The hygroscopicity of newly grown particles can have a significant impact on the NCCN during the NPF event. During the campaign, the minimum particle size of CCN activity measurement was about 40–45 nm (at 1.0 % SS); thus, the hygroscopicity of this size range was used to present the property of the newly grown particles, when they grow up to this size range. In general, the κCCN values for 40–45 nm particles were significantly higher (corresponding to much higher hygroscopicity) during early event period than during nonevent and other event periods (Fig. S4a). Hence, we adopted a minimum size range of 40–45 nm particles for CCN activity measurements (at about 1.0 % SS) to represent typically growth of newly formed particles to this size range during the campaign. It should be pointed out that the high κ values during 10:00–12:00 LT did not represent the hygroscopicity of the newly grown particles which were primarily composed of particles much smaller than 30–40 nm. Those new particles grew to about 40–50 nm at 14:00–16:00 LT (Figs. 1a and 3), and their κ values were obviously lower than the average ones, implying that the organic vapors could play an important role during growth of new particles as discussed in Sect. 3.1. The decrease of hygroscopicity due to condensation of organic vapors can lead to an increase of about 3–4 nm for the D50, which is much smaller than the increase of about 10 nm induced by the surfactant effect which reduces the surface tension as discussed before. The results indicate that the surfactant effect may play a more important role than hygroscopicity in the NCCN, because the surfactant effect can largely decrease the D50 during the NPF event when the number concentration of particles is dominant by Aitken mode.
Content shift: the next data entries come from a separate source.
SWC_D bool sync_tables_from_lengths(SyncLds* sl, const Spill sp, int literals, int distances, SubTab& st, SyncProf& pf) {
    SWC_SP(pf, 0)
    using simt::PT;
    constexpr int N = kWave;
    const uint8_t* lens = sl->stage + kHdrLens;
    uint32_t* run = (uint32_t*)(sl->stage + kHdrRun);
    uint16_t* sorted = (uint16_t*)(sl->stage + kHdrSorted);
    uint16_t* rankb = (uint16_t*)(sl->stage + kHdrRank);
    uint16_t* pt = (uint16_t*)(sl->stage + kHdrPt);
    uint32_t* tab = (uint32_t*)(sl->stage + kHdrTab);
    const int total = literals + distances;
    st.g = nullptr;
    SIMT_BEGIN(t, N) if (t < 32) run[t] = 0; SIMT_END_WAVE
    PT<uint32_t, N> v, upd;
    PT<uint64_t, N> m;
    PT<bool, N> p;
#pragma unroll 1
    for (int g = 0; g * N < literals + N; g++) {
        const bool is_dist = g * N >= literals;
        const int s0 = is_dist ? literals : g * N, s_end = is_dist ? total : literals;
        SIMT_BEGIN(t, N) v[t] = s0 + t < s_end ? (uint32_t)lens[s0 + t] : 0u; m[t] = ~0ull; SIMT_END
#pragma unroll
        for (int k = 0; k < 4; k++) {
            SIMT_BEGIN(t, N) p[t] = ((v[t] >> k) & 1u) != 0u; SIMT_END
            const uint64_t b = simt::wave_ballot<N>(p);
            SIMT_BEGIN(t, N) m[t] &= p[t] ? b : ~b; SIMT_END
        }
        SIMT_BEGIN(t, N)
            upd[t] = 0;
            if (v[t] != 0u) {
                const uint32_t rank = (uint32_t)simt::popc64(m[t] & ((1ull << t) - 1ull)), cnt = (uint32_t)simt::popc64(m[t]);
                const uint32_t base = run[(is_dist ? 16u : 0u) + v[t]];
                rankb[s0 + t] = (uint16_t)(base + rank);
                if (rank == cnt - 1u) upd[t] = base + cnt;
            }
        SIMT_END_WAVE
        SIMT_BEGIN(t, N) if (upd[t] != 0u) run[(is_dist ? 16u : 0u) + v[t]] = upd[t]; SIMT_END_WAVE
    }
    SWC_SP(pf, 10)
    SIMT_BEGIN(t, N)
        if (t < 2) table_from_counts(run + 16 * t, sp.aux + (t ? kAuxDist : kAuxLit), tab + 33 * t, tab + 33 * t + 16);
    SIMT_END_WAVE
    SIMT_BEGIN(t, N)
        for (int s = t; s < total; s += N) {
            const uint32_t d = lens[s];
            if (d) {
                const bool dd = s >= literals;
                const uint32_t j = (dd ? kSymDist : 0u) + tab[(dd ? 33 : 0) + 16 + d] + rankb[s];
                const uint32_t sym = (uint32_t)(s - (dd ? literals : 0));
                if (j < kSymDist + 32u) { sorted[j] = (uint16_t)(sym | (d << 9)); sp.syms[j] = (uint16_t)sym; }
            }
        }
        for (int i = t; i < (1 << kSyncLitBits) + (1 << kSyncDistBits); i += N) sl->lut[i] = i < (1 << kSyncLitBits) ? kInvLit : kInvDist;
    SIMT_END_WAVE
    simt::vmem_fence();
    SWC_SP(pf, 11)
    if (sp.aux[kAuxLit + kAuxOver] != 0u || sp.aux[kAuxDist + kAuxOver] != 0u) return false;
    uint32_t used = 0, used_lit = 0;
    PT<uint32_t, N> sz, rv, ln2;
#pragma unroll 1
    for (int tbl = 0; tbl < 2; tbl++) {
        const uint32_t root = tbl ? (uint32_t)kSyncDistBits : (uint32_t)kSyncLitBits, rmask = (1u << root) - 1u;
        const uint32_t* first = tab + 33 * tbl;
        const uint32_t* start = first + 16;
        const uint32_t n_sym = start[16] < (tbl ? 32u : 288u) ? start[16] : (tbl ? 32u : 288u);
        const uint16_t* srt = sorted + (tbl ? kSymDist : 0u);
        uint32_t* lut = sl->lut + (tbl ? (1 << kSyncLitBits) : 0);
        uint16_t* ptt = pt + (tbl ? (1 << kSyncLitBits) : 0);
#pragma unroll 1
        for (uint32_t j0 = 0; j0 < n_sym; j0 += (uint32_t)N) {
            SIMT_BEGIN(t, N)
                const uint32_t j = j0 + (uint32_t)t;
                sz[t] = 0; ln2[t] = 0; rv[t] = 0;
                if (j < n_sym) {
                    const uint32_t w = srt[j], sym = w & 511u, d = w >> 9;
                    const uint32_t code = first[d] + (j - start[d]);
                    const uint32_t rev = brev32(code) >> (32u - d);
                    rv[t] = rev; ln2[t] = d;
                    if (d <= root) {
                        const uint32_t entry = entry_of_symbol(tbl != 0, sym, d);
                        for (uint32_t q = rev; q <= rmask; q += 1u << d) lut[q] = entry;
                    } else {
                        bool last = j + 1u == n_sym;
                        if (!last) {
                            const uint32_t w2 = srt[j + 1u], d2 = w2 >> 9;
                            const uint32_t rev2 = brev32(first[d2] + (j + 1u - start[d2])) >> (32u - d2);
                            last = (rev2 & rmask) != (rev & rmask);
                        }
                        if (last) sz[t] = 1u << (d - root);
                    }
                }
            SIMT_END
            PT<uint32_t, N> x = sz;
            simt::wave_scan_incl<N>(x);
            SIMT_BEGIN(t, N)
                if (sz[t] != 0u) {
                    const uint32_t at = used + x[t] - sz[t], k = ln2[t] - root, pre = rv[t] & rmask;
                    if (at + sz[t] <= kSubMax) {
                        ptt[pre] = (uint16_t)(at | (k << 12));
                        lut[pre] = (k << 5) | ((root + 2u) << 10) | (at << 18);
                    }
                }
            SIMT_END
            used += simt::wave_read<N>(x, N - 1);
        }
        if (tbl == 0) used_lit = used;
    }
    SWC_SP(pf, 12)
    if (used > kSubMax) return false;
    SWC_AS_GLOBAL uint32_t* subg = used > kSubLds ? sp.sub : nullptr;
    st.g = subg;
    simt::wave_fence();
#if !SWC_SYNC_NO_PAIRS
    SIMT_BEGIN(t, N)
        for (int i = t; i < (1 << kSyncLitBits); i += N) {
            const uint32_t pe2 = pair_entry(sl->lut[i], (uint32_t)i, sl->lut + (1 << kSyncLitBits));
            if (pe2 != 0u) sl->lut[i] = pe2;
        }
    SIMT_END
#endif
    SIMT_BEGIN(t, N)
        for (uint32_t i = (uint32_t)t; i < used; i += (uint32_t)N) {
            const uint32_t inv = i < used_lit ? kInvLit : kInvDist;
            if (subg) subg[i] = inv; else sl->sub[i] = inv;
        }
    SIMT_END_WAVE
    if (subg) simt::vmem_fence();
#pragma unroll 1
    for (int tbl = 0; tbl < 2; tbl++) {
        const uint32_t root = tbl ? (uint32_t)kSyncDistBits : (uint32_t)kSyncLitBits, rmask = (1u << root) - 1u;
        const uint32_t* first = tab + 33 * tbl;
        const uint32_t* start = first + 16;
        const uint32_t n_sym = start[16] < (tbl ? 32u : 288u) ? start[16] : (tbl ? 32u : 288u);
        if (start[root + 1] >= n_sym) continue;
        const uint16_t* srt = sorted + (tbl ? kSymDist : 0u);
        const uint16_t* ptt = pt + (tbl ? (1 << kSyncLitBits) : 0);
        SIMT_BEGIN(t, N)
            for (uint32_t j = start[root + 1] + (uint32_t)t; j < n_sym; j += (uint32_t)N) {
                const uint32_t w = srt[j], sym = w & 511u, d = w >> 9;
                const uint32_t rev = brev32(first[d] + (j - start[d])) >> (32u - d);
                const uint32_t entry = entry_of_symbol(tbl != 0, sym, d);
                const uint32_t pw = ptt[rev & rmask], at = pw & 0xFFFu, k = pw >> 12;
                for (uint32_t q = rev >> root; q < (1u << k); q += 1u << (d - root)) {
                    if (subg) subg[at + q] = entry; else sl->sub[at + q] = entry;
                }
            }
        SIMT_END
    }
    simt::wave_fence();
    if (subg) simt::vmem_fence();
    SWC_SP(pf, 13)
    return true;
}

SWC_D uint32_t walk_chunk(const SyncLds* sl, const SubTab st, uint32_t start, uint32_t chunk_end, uint32_t in_bits) {
    if (chunk_end > in_bits) chunk_end = in_bits;
    if (start >= in_bits) return kPosFail;
    uint32_t pos = start, tm = kLitMask4, tb = 0, e = 0;
    uint32_t c_notlen = kEntNotLen, c_dmask = kDistMask4;
    SWC_OPAQUE(c_notlen); SWC_OPAQUE(c_dmask);
    if (start < chunk_end) do {
        SWC_SYNC_STAT(4, 1);
        SWC_SYNC_ITER();
        const uint32_t bits4 = stage_bits(sl, pos);
        e = *(const uint32_t*)((const uint8_t*)sl->lut + and_or(bits4, tm, tb));
        uint32_t mm = e & kEntPosMask;
        if (mm == 0u) { SWC_SYNC_STAT(7, 1); SWC_SYNC_LONG(); e = long_lookup(sl, st, bits4, e); mm = e & kEntPosMask; }
        pos = pos + mm + 0xFFFFFFFEu;
        tm = and_or(e, c_notlen, c_dmask);
        tb = e & kEntLen;
    } while ((int32_t)pos < (int32_t)chunk_end);
    const uint32_t endb = pos & 0x3FFFFFFFu;
    const bool fail = ((pos & kEntStop) != 0u && !ent_is_eob(e)) || endb > in_bits;
    return fail ? kPosFail : endb;
}

struct ProvOut {
    uint32_t end, nlit, nrec, nout, flags, tail;
    int32_t need;
};
using sround::kProvRow;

3.3 The impact of the dynamic processes on NCCN
As discussed in Sect. 2.3.4, the dynamical processes for new particles during nucleation events are governed by the population balance equation (Eq. 12). Here, we build a MATLAB program to model the NPF event using Eq. (12), with input parameters including background particle distribution, growth rate and formation rate. Notice that the simulation is based on the aforementioned three assumptions. Figure 5 shows the measured and modeled PNSD, NCN, and NCCN at 1.0 % SS. To be simplified, the background particle distribution was assumed to be the average particle distribution before 06:00 LT. The modeled PNSD and NCN agree very well with the measured ones, except the model fails to reproduce the abrupt change of PNSD and NCN between 18:00 and 22:00 LT. As discussed in Sect. 3.1, this discrepancy was attributed to the change of the air mass by wind direction which was not considered in the model. However, there are considerable discrepancies between the modeled and the measured NCCN. The measured NCCN at 1.0 % SS increased steadily after the occurrence of the NPF event (at around 09:00 LT) due to formation of high concentration particles at a size range of 10–60 nm until around 19:00 LT and subsequently the NCCN dropped for the rest of the day. The model NCCN started to increase at about 14:15 LT and reached its maximum level at about 17:00 LT. The model failed to reproduce the increase of the measured NCCN before 16:00 LT, although the reasons corresponding to the discrepancy are still unknown. The modeled peak value of the NCCN at 1.0 % SS was about 12 000 cm−3, which agreed very well with the measured one (11 000 cm−3). Again, the model failed to reproduce the increase of NCCN due to the change of the air mass between 18:00 and 22:00 LT.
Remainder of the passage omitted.